Doch, es ist möglich. Wir können heute in Deutschland in Würde altern. Aber dieses Glück ist nicht allen beschieden. Zu groß sind immer noch die Defizite in der Altenpflege. Sind uns die "Mindestanforderungen für eine menschenwürdige Grundversorgung", die der Münchner Pflegekritiker Claus Fussek formuliert hat, zu teuer, um sie allen alten Menschen zukommen zu lassen? Was müssen wir politisch fordern? Was kann der Einzelne tun um sich auf das eigene Altern vorzubereiten? Was können Angehörige tun? Das Buch ist eine Bestandsaufnahme und gibt Tipps und Anregungen.
Nicht zufällig gibt das erste Kapitel einen Blick frei in den Alltag dementer Menschen. Es geht um die Würde des "sehr alten und des kranken Menschen". Es geht um Pflegekosten, wie sie bezahlt werden können, welche Pflegeversicherungen empfehlenswert sind und welche nicht. Und natürlich um Alten- und Pflegeheime. Prominente, wie die früheren Politiker Henning Scherf und Hans-Jochen Vogel verwirklichen verschiedene Vorstellungen; ersterer lebt in einer Alten-WG, letzterer in einem Altenwohnstift (und beide bestehen natürlich darauf, dass *ihre* Wahl die bessere sei). Wie findet man ein gutes, ein den eigenen Finanzen angemessenes Heim? Was kostet es? Fragen an die Heimleitung und Tipps dazu, worauf man achten sollte. Irgendwann geht es mit unserem Leben dem Ende zu - aber nicht einmal das ist einfach: "Das Sterbendürfen ist zur juristischen Kunst geworden". Wir beginnen Angst zu haben, dass der medizinische Fortschritt am Ende nicht zum Segen, sondern zum Fluch wird.

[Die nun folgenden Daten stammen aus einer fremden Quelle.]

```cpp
extern "C" int rt_render_views_rgb8(rt_scene *s, const rt_params *p, const rt_view *views, uint32_t n_views, uint8_t *rgb8, rt_stats *stats) {
    if (!rgb8 || !views || n_views == 0)
        return rt::fail(RT_ERR_INVALID_ARG, "rt_render_views_rgb8: null argument or no view");
    return render_impl(s, p, views, n_views, nullptr, rgb8, stats);
}

extern "C" int rt_film_rgb8(rt_scene *s, const float *rgb, size_t n_pixels, uint8_t *out_rgb8) {
    if (s && s->group)
        return rt_film_rgb8(rt::group_primary(s->group), rgb, n_pixels, out_rgb8);
    if (!s || (n_pixels && (!rgb || !out_rgb8)) || n_pixels >= 0x7FFFFFFFull)
        return rt::fail(RT_ERR_INVALID_ARG, "rt_film_rgb8: bad argument");
    if (n_pixels == 0)
        return RT_OK;
    HIP_TRY(hipSetDevice(s->device));
    int rc = s->ensure_fb(n_pixels * 3);
    if (rc == RT_OK)
        rc = s->ensure_film(n_pixels * 3);
    if (rc != RT_OK)
        return rc;
    HIP_TRY(hipMemcpyAsync(s->d_fb, rgb, n_pixels * 3 * sizeof(float), hipMemcpyHostToDevice, s->stream));
    HIP_TRY(rt::launch_film(s->d_fb, s->d_rgb8, (uint32_t)n_pixels, 0, 1, (uint32_t)n_pixels, s->d_film_table, s->stream));
    HIP_TRY(hipMemcpyAsync(out_rgb8, s->d_rgb8, n_pixels * 3, hipMemcpyDeviceToHost, s->stream));
    HIP_TRY(hipStreamSynchronize(s->stream));
    return RT_OK;
}
```

### raytracing-course-hw-public_amd/csrc/rt_scene.cpp

```cpp
#include <array>
#include <cmath>
#include <cstring>
#include <future>

#include "rt_bvh_device.h"
#include "rt_scene_impl.h"
#include "rt_wide_pack.h"
#include "wide_build.h"
#include "rt_build_stamp.h"

namespace {

template <class T> int upload(const std::vector<T> &v, const T **out, std::vector<void *> &owned) {
    *out = nullptr;
    if (v.empty())
        return RT_OK;
    void *p = nullptr;
    HIP_TRY(hipMalloc(&p, v.size() * sizeof(T)));
    owned.push_back(p);
    HIP_TRY(hipMemcpy(p, v.data(), v.size() * sizeof(T), hipMemcpyHostToDevice));
    *out = static_cast<const T *>(p);
    return RT_OK;
}

struct V3h {
    float x, y, z;
};
inline V3h cross_h(V3h a, V3h b) { return {a.y * b.z - a.z * b.y, a.z * b.x - a.x * b.z, a.x * b.y - a.y * b.x}; }
inline float len_h(V3h a) { return std::sqrt(a.x * a.x + a.y * a.y + a.z * a.z); }

}

extern "C" const char *rt_source_stamp(void) { return RT_SOURCE_STAMP; }

extern "C" int rt_device_count(void) {
    int n = 0;
    if (hipGetDeviceCount(&n) != hipSuccess)
        return 0;
    return n;
}

uint32_t rt::light_lds_inner(const rt::FlatBvh &f) {
    if (f.root == RT_NONE || f.tris.empty() || 4u * f.nodes.size() + 4u * f.tris.size() > (size_t)RT_SHADE_LIGHTS_F4)
        return 0u;
    return (uint32_t)f.nodes.size() + 1u;
}


static void make_attrs(const rt_scene_desc *d, const std::vector<DevTri> &tris, std::vector<DevAttr> &attrs) {
    attrs.resize(tris.size());
    for (size_t k = 0; k < attrs.size(); ++k) {
        const uint32_t t = tris[k].prim;
        DevAttr &a = attrs[k];
        std::memset(&a, 0, sizeof(a));
        std::memcpy(a.n, d->normals + 9 * (size_t)t, 36);
        std::memcpy(a.tg, d->tangents + 9 * (size_t)t, 36);
        std::memcpy(a.uv, d->texcoords + 6 * (size_t)t, 24);
        const DevTri &tr = tris[k];
        V3h c = cross_h({tr.v[0], tr.v[1], tr.v[2]}, {tr.u[0], tr.u[1], tr.u[2]});
        float l = len_h(c);
        a.gn[0] = c.x / l;
        a.gn[1] = c.y / l;
        a.gn[2] = c.z / l;
        a.material = d->material_ids[t];
    }
}
static void make_wide_tris(const rt_scene_desc *d, const rt::WideBvh &wide, std::vector<DevTri> &tris) {
    tris.resize(wide.order.size());
    for (size_t k = 0; k < tris.size(); ++k) {
        const float *p = d->positions + 9 * (size_t)wide.order[k];
        DevTri &t = tris[k];
        for (int c = 0; c < 3; ++c) {
            t.a[c] = p[c];
            t.v[c] = p[3 + c] - p[c];
            t.u[c] = p[6 + c] - p[c];
        }
        t.prim = wide.order[k];
        t.flags = 0;
        t.pad = 0;
    }
}

void rt::prepare_geometry(const rt_scene_desc *d, const std::vector<uint8_t> &emissive, float wide_cost_node, float wide_cost_tri, rt::PreparedGeometry &P,
                          bool lights_only) {
    const uint32_t n = d->n_triangles;
    std::vector<uint32_t> all(n), lights;
    for (uint32_t i = 0; i < n; ++i) {
        all[i] = i;
        if (emissive[d->material_ids[i]])
            lights.push_back(i);
    }
    P.dev_build = n > 0 && (d->build_flags & RT_BUILD_DEVICE_LBVH);
    P.wide_build = n > 0 && (d->build_flags & RT_BUILD_WIDE);
    const auto tb0 = std::chrono::steady_clock::now();
    if (!P.dev_build && !lights_only) {
        P.host_bvh[0] = rt::build_bvh(d->positions, n, all);
        if (!P.wide_build) {
            P.flat[0] = rt::flatten_bvh(P.host_bvh[0], d->positions);
            make_attrs(d, P.flat[0].tris, P.attrs);
        }
        P.build_ms = std::chrono::duration<double, std::milli>(std::chrono::steady_clock::now() - tb0).count();
        if (P.wide_build) {
            const auto tw0 = std::chrono::steady_clock::now();
            P.wide = rt::build_wide(rt::bin_from_host(P.host_bvh[0]), d->positions, wide_cost_node, wide_cost_tri);
            make_wide_tris(d, P.wide, P.wide_tris);
            make_attrs(d, P.wide_tris, P.attrs);
            P.wide_ms = std::chrono::duration<double, std::milli>(std::chrono::steady_clock::now() - tw0).count();
        }
    }
    rt::prepare_lights(d->positions, n, lights, nullptr, P);
}
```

Angehörige sollten entscheiden können, ob eine Magensonde gelegt werden *darf*, nicht *muss*! Informationen gibt das Buch auch zur Patientenverfügung, also zum ausdrücklichen Willen des Patienten, wenn er ihn nicht mehr ausdrücken kann. Norbert Blüm, der Finanzexperte Bernd Raffelhüschen und der Pflegeheim-Kritiker Claus Fussek diskutieren über eine sinnvolle Pflegeversicherung.
Grundlage des Buches ist eine Artikelserie in der Süddeutschen Zeitung. So ist es naheliegend, dass es in journalistischem Stil mit einer gewissen Leichtigkeit geschrieben ist. Außerdem sind Erfahrungen von Lesern der Artikel in das Buch eingeflossen. Es ist eine nachdenkenswerte und hilfreiche Lektüre für alle, die sich mit diesem Thema befassen wollen oder müssen, also Betroffene und Familienangehörige. Und für diejenigen, welche die Artikel in der SZ nicht gelesen oder schon wieder vergessen haben (ja, ja, die ersten Anzeichen!). Schade, dass der Epilog ein düsterer Text ist. Er soll wohl aufrütteln. Dass wir uns richtig verstehen: Die Pflegemissstände sind skandalös. Noch skandalöser ist, dass sich immer noch viel zu wenig bewegt, um diese Missstände abzustellen. Hier ist in erster Linie die Politik durch Gesetzgebung und Finanzierungsgestaltung gefragt. Dieses Thema gehört zweifellos in dieses Buch. Aber so wie der Text da am Ende des Buches steht, verbreitet er schiere Angst. Und Angst, das wissen wir aus der Neuropsychologie, behindert das Finden kreativer Lösungen. Sie lähmt.
Dabei war doch auch die Rede davon, dass immerhin siebzig Prozent der Altenwohnheime angemessene Pflege leisten, manche sind sehr gut. Und, die Mehrzahl der Menschen werden weder an Demenz, noch an Parkinson leiden. Wäre es nicht besser, die Leser mit dieser Hoffnung zu entlassen, auf dass sie überlegt und kreativ für ein würdevolles Altern vorsorgen und engagiert für die notwendigen Reformen eintreten? Das Buch lohnt sich trotzdem, da es nachdenklich macht und - hoffentlich - zum Vorausdenken animiert.